Due to a wonky bit of GOP nominee selection (particularly picking bad candidates in Don Bolduc, Mehmet Oz, and Herschel Walker), there could be hopeful news for Democrats is that despite the negative context, I think they could *just barely* hold on to the US Senate. This would require some magic from John Fetterman in Pennsylvania and Mark Kelly in Arizona, but after staring at it, I think they can pull it off. It also looks to me like Georgia will head to a run-off for Warnock/Walker, and I would think the lower turnout would help Walker in a run-off. But I got that state decidedly wrong twice in 2020, so it's hard to know.
I'd also anticipate bad things for Democrats in the state-wide Governor elections: Kemp in Georgia, Michels in Wisconsin, Lombardo in Nevada, Sununu in New Hampshire, Lake in Arizona. Even the fact that Oregon and New York are contested at all, yikes.
If you're looking for good Gubernatorial news for Democrats, we can look to Pennsylvania where Josh Shapiro is primed to defeat Doug Mastriano, who made his name on trying to delegitimize Pennsylvania's presidential vote in 2020. It appears as if the GOP over-reached in that election. With a Republican-held state legislature, this election could have more impact on the 2024 election than any other (with the exception of Wisconsin that looks like it is going red).
Finally, a word on polling. Pollsters are calling this one of the hardest elections they've ever had to project. Largely, this is due to a huge drop in the quality of telephone-based polling. As someone not involved in the polling business, I feel free to cast aspersions on polling, which I think is fundamentally broken. I've still not recovered from the 2020 that had a seemingly consistent 5-6% point bias in favor of Democrats.
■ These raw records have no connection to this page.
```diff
+      }
+      shpre[0] = pre.keep;
+      shpre[1] = pre.rst;
+      shpre[2] = (int)pre.state;
+    }
+  }
+  uint32_t drop;
+  ds_compact_begin(w, keep, drop);
+  while (__any(drop != 0u)) ds_compact_step(w, drop);
+  __syncthreads();
+  const DsAgg pre{shpre[0], shpre[1], (uint32_t)shpre[2]};
+  if (pre.state != kDsOpen) return;
   uint32_t* sg = segs + dd.seg_off;
   if (rst) {
-    int r = c.rst_pre + er;
+    int r = pre.rst + er;
     bool overflow = false;
     for (uint32_t q = rst; q; q &= q - 1) {
       const int i = ds_ctz(q);
       r++;
-      if (r < dd.seg_cap) sg[r] = (uint32_t)(c.keep_pre + ek + __popc(keep & ((1u << i) - 1u)));
+      if (r < dd.seg_cap) sg[r] = (uint32_t)(pre.keep + ek + __popc(keep & ((1u << i) - 1u)));
       else overflow = true;
     }
     if (overflow) infos[img].status = kErrBadRestart;
   }
-  uint8_t* out = clean + dd.in_off + c.keep_pre;
-  uint32_t drop;
-  ds_compact_begin(w, keep, drop);
-  while (__any(drop != 0u)) ds_compact_step(w, drop);
+  uint8_t* out = clean + dd.in_off + pre.keep;
   if (keep) {
     const int p = 16 + (int)((uintptr_t)out & 15) + ek - ds_ctz(keep);
     uint32_t x[5];
@@ -763,12 +774,12 @@
   }
   __syncthreads();
   stage_to_global(out, stage, tk, tid);
-  if (k == last) {
-    const int clen = c.keep_pre + tk;
+  if (ds_chunk_finishes(pre, cterm, k, ds_last_chunk(start, size, kDsChunk))) {
     if (tid < 64) out[tk + tid] = 0;
     if (tid == 0) {
-      infos[img].clean_len = clen;
-      infos[img].nseg = min(c.rst_pre + tr + 1, dd.seg_cap);
+      infos[img].clean_len = pre.keep + tk;
+      infos[img].nseg = min(pre.rst + tr + 1, dd.seg_cap);
+      infos[img].scan_end = min(cterm, size);
       sg[0] = 0;
     }
   }
@@ -1222,32 +1233,6 @@
     }
     __syncthreads();
   }
-}
-
-typedef __attribute__((address_space(1))) unsigned long long hj_gu64;
-__device__ __forceinline__ void gran_put(uint64_t* c, int i, uint32_t tag, uint32_t v) {
-  __hip_atomic_store((hj_gu64*)(c + i), ((unsigned long long)tag << 32) | v, __ATOMIC_RELAXED,
-                     __HIP_MEMORY_SCOPE_AGENT);
-}
-__device__ __forceinline__ uint64_t gran_get(const uint64_t* c, int i) {
-  return __hip_atomic_load((hj_gu64*)(c + i), __ATOMIC_RELAXED, __HIP_MEMORY_SCOPE_AGENT);
-}
-constexpr int64_t kPollGapTicks = 100000;
-struct WaitBound {
-  int64_t last, idle;
-  int sig;
-};
-__device__ __forceinline__ WaitBound wait_begin() { return WaitBound{wall_clock64(), 0, -1}; }
-__device__ __forceinline__ bool wait_expired(WaitBound& w, int sig, int64_t limit) {
-  const int64_t now = wall_clock64(), dt = now - w.last;
-  w.last = now;
-  if (sig != w.sig) {
-    w.sig = sig;
-    w.idle = 0;
-    return false;
-  }
-  if (dt < kPollGapTicks) w.idle += dt;
-  return w.idle >= limit;
 }
 
 __device__ __forceinline__ void chain_fail(uint64_t* rec, int tid) {
@@ -5645,20 +5630,17 @@
   hipLaunchKernelGGL(parse_kernel, dim3(b.n), dim3(threads), 0, st, b.bytes, host_desc, b.desc,
                      b.infos, b.luts, static_cast<const uint4*>(host_tables),
                      reinterpret_cast<uint4*>(b.wts), (table_bytes + 15) / 16, host_work, b.work,
-                     b.nwork, b.chain, b.ds_map, b.idct_map, b.hs_map, b.sws_map, b.ndesc);
-  hipLaunchKernelGGL(lut_kernel, dim3(8, b.n), dim3(256), 0, st, b.bytes, b.desc, b.infos, b.luts);
+                     b.nwork, b.chain, b.ds_map, b.idct_map, b.hs_map, b.sws_map, b.dschunks,
+                     b.ndesc);
   return hipGetLastError();
 }
 hipError_t launch_destuff(const BatchBuffers& b, bool flat, int ds_wgs, int max_chunks,
                           hipStream_t st) {
-  const dim3 grid = flat ? dim3(ds_wgs) : dim3(max_chunks, b.n);
-  const uint32_t* map = flat ? b.ds_map : nullptr;
-  hipLaunchKernelGGL(destuff_count_kernel, grid, dim3(kDsThreads), 0, st, b.bytes, b.desc, b.infos,
-                     b.dschunks, map);
-  hipLaunchKernelGGL(destuff_prefix_kernel, dim3(b.n), dim3(kDsThreads), 0, st, b.desc, b.infos,
-                     b.dschunks);
-  hipLaunchKernelGGL(destuff_write_kernel, grid, dim3(kDsThreads), 0, st, b.bytes, b.desc, b.infos,
-                     b.dschunks, b.clean, b.segs, map);
+  const int lut_wgs = 8 * b.n;
+  const dim3 grid = flat ? dim3(ds_wgs + lut_wgs)
+                         : dim3(max_chunks, b.n + (lut_wgs + max_chunks - 1) / max_chunks);
+  hipLaunchKernelGGL(destuff_kernel, grid, dim3(kDsThreads), 0, st, b.bytes, b.desc, b.infos,
+                     b.dschunks, b.clean, b.segs, flat ? b.ds_map : nullptr, b.luts, ds_wgs, b.n);
   return hipGetLastError();
 }
 hipError_t launch_entropy(const BatchBuffers& b, const EntropyParams& ep, int threads, int lds_pad,
```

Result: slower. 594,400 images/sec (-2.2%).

However, that bias seems to materialize the most when Trump is on the ballot, which he is not this time around, and the 2018 error wasn't so bad. Pollsters seem to be reaching a consensus on how to run polls that involves aggressive weighting of the responses, as drawing a representative sample from random methods seems increasingly unlikely. However, this relies on them making assumptions about turnout and other factors that are akin to just guessing the outcome! So I think it's a pretty grim time for the industry.
Another take is that this election is just going to be bad for Democrats, and the pollsters that are mostly aligned with major media outlets want to project not doom to those audiences. We will see.